@@ -15,14 +17,20 @@
 template <int CIN, int TM, int EPI, bool PBN, bool UP>
 __global__ __launch_bounds__(256, (TM == 1 ? (CIN <= 16 ? SC_WPE_SMALL : 3) : 2)) void conv_sc_lean_kernel(const ScArgs a) {
   typedef bf16_t T;
-  constexpr int SZ = 2, VEC = 8, KC = 32, K = 9 * CIN, NCH = (K + KC - 1) / KC, VPP = CIN / VEC, PIXB = CIN * SZ;
-  constexpr int HH = UP ? SC_TH / 2 + 2 : SC_HH, HW = UP ? SC_TW / 2 + 2 : SC_HW;
-  constexpr int NV = HH * HW * VPP, NPASS = (NV + 255) / 256, BUF = NPASS * 4096;
+  constexpr bool ONE = CIN == 1;
+  constexpr int CK = ONE ? 8 : CIN;
+  constexpr int SZ = 2, VEC = 8, KC = 32, K = 9 * CK, NCH = (K + KC - 1) / KC, VPP = ONE ? 1 : CIN / VEC, PIXB = CIN * SZ;
+  constexpr int HH = UP ? SC_TH / 2 + 2 : SC_HH, HW = UP ? SC_TW / 2 + 2 : ONE ? SC1_HW : SC_HW;
+  constexpr int NV = ONE ? HH * SC1_VPR : HH * HW * VPP, NPASS = (NV + 255) / 256, BUF = NPASS * 4096;
+  constexpr int HX0 = ONE ? 8 : 1;
+  constexpr bool BNBF = EPI == SCL_BNB || EPI == SCL_BNB_SUMS || EPI == SCL_BNB_APPLY;
   constexpr bool PART = (K % KC) != 0;
   constexpr int COUT = EPI == SCL_HEAD ? 1 : TM * 16;
   constexpr int CB = COUT * SZ;
   static_assert(EPI != SCL_HEAD || TM == 1, "head: one output channel");
   static_assert(!PBN || EPI == SCL_STATS || EPI == SCL_HEAD, "producer BatchNormalization: forward only");
+  static_assert(!ONE || (BNBF && TM == 1 && !UP), "one-channel source: the head's data gradient");
+  static_assert(ONE || (EPI != SCL_BNB_SUMS && EPI != SCL_BNB_APPLY), "the recomputed passes read the one-channel gradient");
 
   extern __shared__ __attribute__((aligned(16))) char smem[];
   float* red = reinterpret_cast<float*>(smem + 2 * BUF);
@@ -50,9 +58,9 @@
 #pragma unroll
   for (int p = 0; p < NPASS; ++p) {
     const int v = p * 256 + tid, pix = v / VPP;
-    const int hy = pix / HW, hx = pix - hy * HW;
+    const int hy = ONE ? v / SC1_VPR : pix / HW, hx = ONE ? (v - hy * SC1_VPR) * 8 : pix - hy * HW;
     hyx[p] = v < NV ? (hy << 16 | hx) : -1;
-    lo[p] = v < NV ? (uint32_t)(((hy - 1) * a.Ws + (hx - 1)) * PIXB + cvb) : 0x80000000u;
+    lo[p] = v < NV ? (uint32_t)(((hy - 1) * a.Ws + (hx - HX0)) * PIXB + cvb) : 0x80000000u;
   }
 
   auto decode = [&](int tile) -> TileC {
@@ -76,7 +84,7 @@
     } else {
 #pragma unroll
       for (int p = 0; p < NPASS; ++p) {
-        const int gy = (t.y0 >> sh) - 1 + (hyx[p] >> 16), gx = (t.x0 >> sh) - 1 + (hyx[p] & 0xffff);
+        const int gy = (t.y0 >> sh) - 1 + (hyx[p] >> 16), gx = (t.x0 >> sh) - HX0 + (hyx[p] & 0xffff);
         const bool ok = live && hyx[p] >= 0 && (unsigned)gy < (unsigned)a.Hs && (unsigned)gx < (unsigned)a.Ws;
         const uint32_t off = ok ? (uint32_t)((t.n * a.Hs + gy) * a.Ws + gx) * (uint32_t)PIXB + (uint32_t)cvb : 0x80000000u;
         inside |= ok ? (1u << p) : 0u;
@@ -95,11 +103,11 @@
 #pragma unroll
   for (int c = 0; c < NCH; ++c) {
     const int k0 = c * KC + lg * VEC;
-    const int tap = k0 / CIN, ch = k0 - tap * CIN;
+    const int tap = k0 / CK, ch = ONE ? 0 : k0 - tap * CK;
     const int kh = tap / 3, kw = tap - kh * 3;
 #pragma unroll
     for (int ar = 0; ar < NA; ++ar) {
-      const int prow = UP ? wave + ((ar + kh + 1) >> 1) : wave * 2 + kh, pcol = UP ? ((lr + kw + 1) >> 1) : kw + lr;
+      const int prow = UP ? wave + ((ar + kh + 1) >> 1) : wave * 2 + kh, pcol = UP ? ((lr + kw + 1) >> 1) : kw + lr + (HX0 - 1);
       bla[ar][c] = (uint32_t)(uintptr_t)smem + ((k0 < K) ? (uint32_t)(((prow * HW + pcol) * CIN + ch) * SZ) : 0u);
     }
 #pragma unroll
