// ... 87 lines not shown
    uint32_t ovf_cap = 0;
    u64 *ovf_win = nullptr;
    size_t draws_cap = 0;
    uint64_t rec_lo_off = 0;
    int draw_residuals = 1;
    u64 *ring = nullptr;
    int seed_split = 16;
    uint32_t init_prio = 1;
    hipEvent_t seed_done[2] = {nullptr, nullptr}, trace_done[2] = {nullptr, nullptr};
    bool seed_pending[2] = {false, false}, trace_pending[2] = {false, false};
    uint64_t batch_counter = 0;
    Counters *d_counters = nullptr;
    uint32_t *d_tile_counter = nullptr;
    bool counters = false;
    uint32_t batch = 0;
    uint32_t adv_den = 2, leaf_den = 2;
    int min_waves = 5;
    uint32_t trace_wgs = 6;
    uint32_t tail_div = 16;
    uint32_t trace_grid = 0, trace_budget = 0;
    uint32_t node_unroll = 2;
    uint32_t kchunk = 0;
    int trace_boost = -1;
    GovDev *gov = nullptr;
    bool quant_nodes = true;
    int max_leaf = 4;
    double split_ratio = -1.0;
    int bvh_builder = -1;
    int builder_in_use = 0;
    double bvh_build_ms = 0;
    uint64_t max_tail_bytes = 20ull << 30;
    int seed_mode = 2;
    int seed_prof = 0;
    uint32_t seed_prio = 3;
    uint32_t nee_cull = 7;
    uint32_t rr_start = 0;
    uint32_t ploc_top = hr::lbvh::PLOC_TOP_CLUSTERS;
    int trace_mode = 0;
    int trace_mode_opt = -1;
    int precise_opt = -1;
    bool precise = false;
    bool wf_has_prec = false;
    WfQueues wf{};
    void *wf_block = nullptr;
    uint32_t wf_adv_den = 2, wf_trav_wgs = 8, wf_shade_wgs = 8;
    int debug_skip = 0;
    std::vector<EventPair> seed_events, trace_events, post_events, debug_events;
    double seed_ms = 0, trace_ms = 0, post_ms = 0, debug_ms = 0;
    uint64_t seed_launches = 0, trace_launches = 0, debug_launches = 0;
    uint64_t paths_rendered = 0;
    std::vector<std::pair<uint64_t, hipEvent_t>> markers;
    uint64_t next_ticket = 1;
};

static std::mutex g_bound_mu;
static std::map<const void *, std::pair<const hr_ctx *, size_t>> g_bound;
static void unbind_accumulator(hr_ctx *c) {
    std::lock_guard<std::mutex> lk(g_bound_mu);
    for (auto it = g_bound.begin(); it != g_bound.end();) it = it->second.first == c ? g_bound.erase(it) : std::next(it);
}
static void free_scene(hr_ctx *c) {
    for (void *p : c->scene_allocs) (void)hipFree(p);
    c->scene_allocs.clear();
    c->have_scene = false;
}
template <class T>
// ... 746 lines not shown
    return HR_OK;
}
static int launch_split(hr_ctx *c, const RenderParams &rp, int slot, std::vector<hipEvent_t> *marks = nullptr, uint32_t *plog = nullptr, const WfQueues *queues = nullptr) {
    const WfQueues wq = queues ? *queues : c->wf;
    hipStream_t st = c->stream;
    auto mark = [&]() -> hipError_t { if (!marks) return hipSuccess; hipEvent_t e; hipError_t r = hipEventCreate(&e); if (r != hipSuccess) return r; marks->push_back(e); return hipEventRecord(e, st); };
    const bool log = plog != nullptr;
    const WfStartFn start = select_wf_start_kernel(c->precise, rp.tile_list != nullptr);
    const WfTraverseFn traverse = select_wf_traverse_kernel(c->counters, c->dsc.qnodes != nullptr, log);
    const WfShadeFn shade = select_wf_shade_kernel(c->counters, c->precise, log);
    if (!start || !traverse || !shade) return fail(HR_ERR_UNSUPPORTED, "split pipeline: no kernel instantiation for these options (kernel_variants.h)");
    HIP_TRY(hipMemsetAsync(wq.counts, 0, (WF_STEPS + 2) * WF_SUBQ * sizeof(WfCounts), st));
    HIP_TRY(mark());
    auto grid_of = [&](uint32_t wgs_per_cu) { return dim3(std::max<uint32_t>(16u, (uint32_t)c->num_cus * wgs_per_cu / 16u * 16u)); };
    hipLaunchKernelGGL(start, grid_of(8u), dim3(256), 0, st, c->dsc, rp, c->recs[slot], wq);
    HIP_TRY(mark());
    RenderParams rt = rp;
    rt.adv_den = c->wf_adv_den;
    const dim3 gt = grid_of(c->wf_trav_wgs), gs = grid_of(c->wf_shade_wgs), b(256);
    for (uint32_t step = 1; step <= WF_STEPS; step++) {
        hipLaunchKernelGGL(traverse, gt, b, 0, st, c->dsc, rt, wq, step, c->d_counters);
        HIP_TRY(mark());
        hipLaunchKernelGGL(shade, gs, b, 0, st, c->dsc, rp, c->recs[slot], wq, step, c->d_counters, plog);
        HIP_TRY(mark());
    }
    HIP_TRY(hipGetLastError());
    return HR_OK;
}

static int launch_seed(hr_ctx *c, const RenderParams &rp, int slot, hipStream_t st) {
    const bool list = rp.tile_list != nullptr;
    uint64_t paths = (uint64_t)(list ? rp.tile_count : rp.tiles_x * rp.tiles_y) * rp.num_k * 64u;
    uint32_t grid = (uint32_t)std::min<uint64_t>((paths + SEED_COLS - 1) / SEED_COLS, (uint64_t)c->num_cus);
    const SeedVariant *v = select_seed_kernel(c->seed_mode, c->seed_split, c->seed_prof, rp.rec_lo_off != 0, list);
    if (!v) return fail(HR_ERR_UNSUPPORTED, "no seed kernel instantiation for seed_mode %d, seed_split %d, seed_prof %d%s (kernel_variants.h)", c->seed_mode, c->seed_split, c->seed_prof, list ? " under a tile mask" : "");
    const bool skip = (c->debug_skip & 2) != 0;
    if (!skip && v->ring && !c->ring) HIP_TRY(hipMalloc((void **)&c->ring, (size_t)c->num_cus * SEED_RING_WORDS_MAX * sizeof(u64)));
    EventPair ev;
    HIP_TRY(timed_begin(ev, st));
    hipError_t e = hipSuccess;
    if (!skip) {
        RenderParams krp = rp;
        int lens_shape = c->dsc.cam.lens_shape;
        void *args[7] = {&krp, &lens_shape, &c->ring, &c->recs[slot], &c->ovf, &c->ovf_win, &c->d_counters};
        if (!v->ring) std::copy(args + 3, args + 7, args + 2);
        e = hipLaunchKernel(v->fn, dim3(grid), dim3(v->threads), args, SEED_LDS_BYTES, st);
    }
    HIP_TRY(timed_end(e, ev, st, c->seed_events, &c->seed_launches));
    return HR_OK;
}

□ □ □ □ □ □ □

- WHAT NEEDS TO BE DONE
If a line in the listing holds the word "mutex", copy it out.

- FINISHED TASK
static std::mutex g_bound_mu;
    std::lock_guard<std::mutex> lk(g_bound_mu);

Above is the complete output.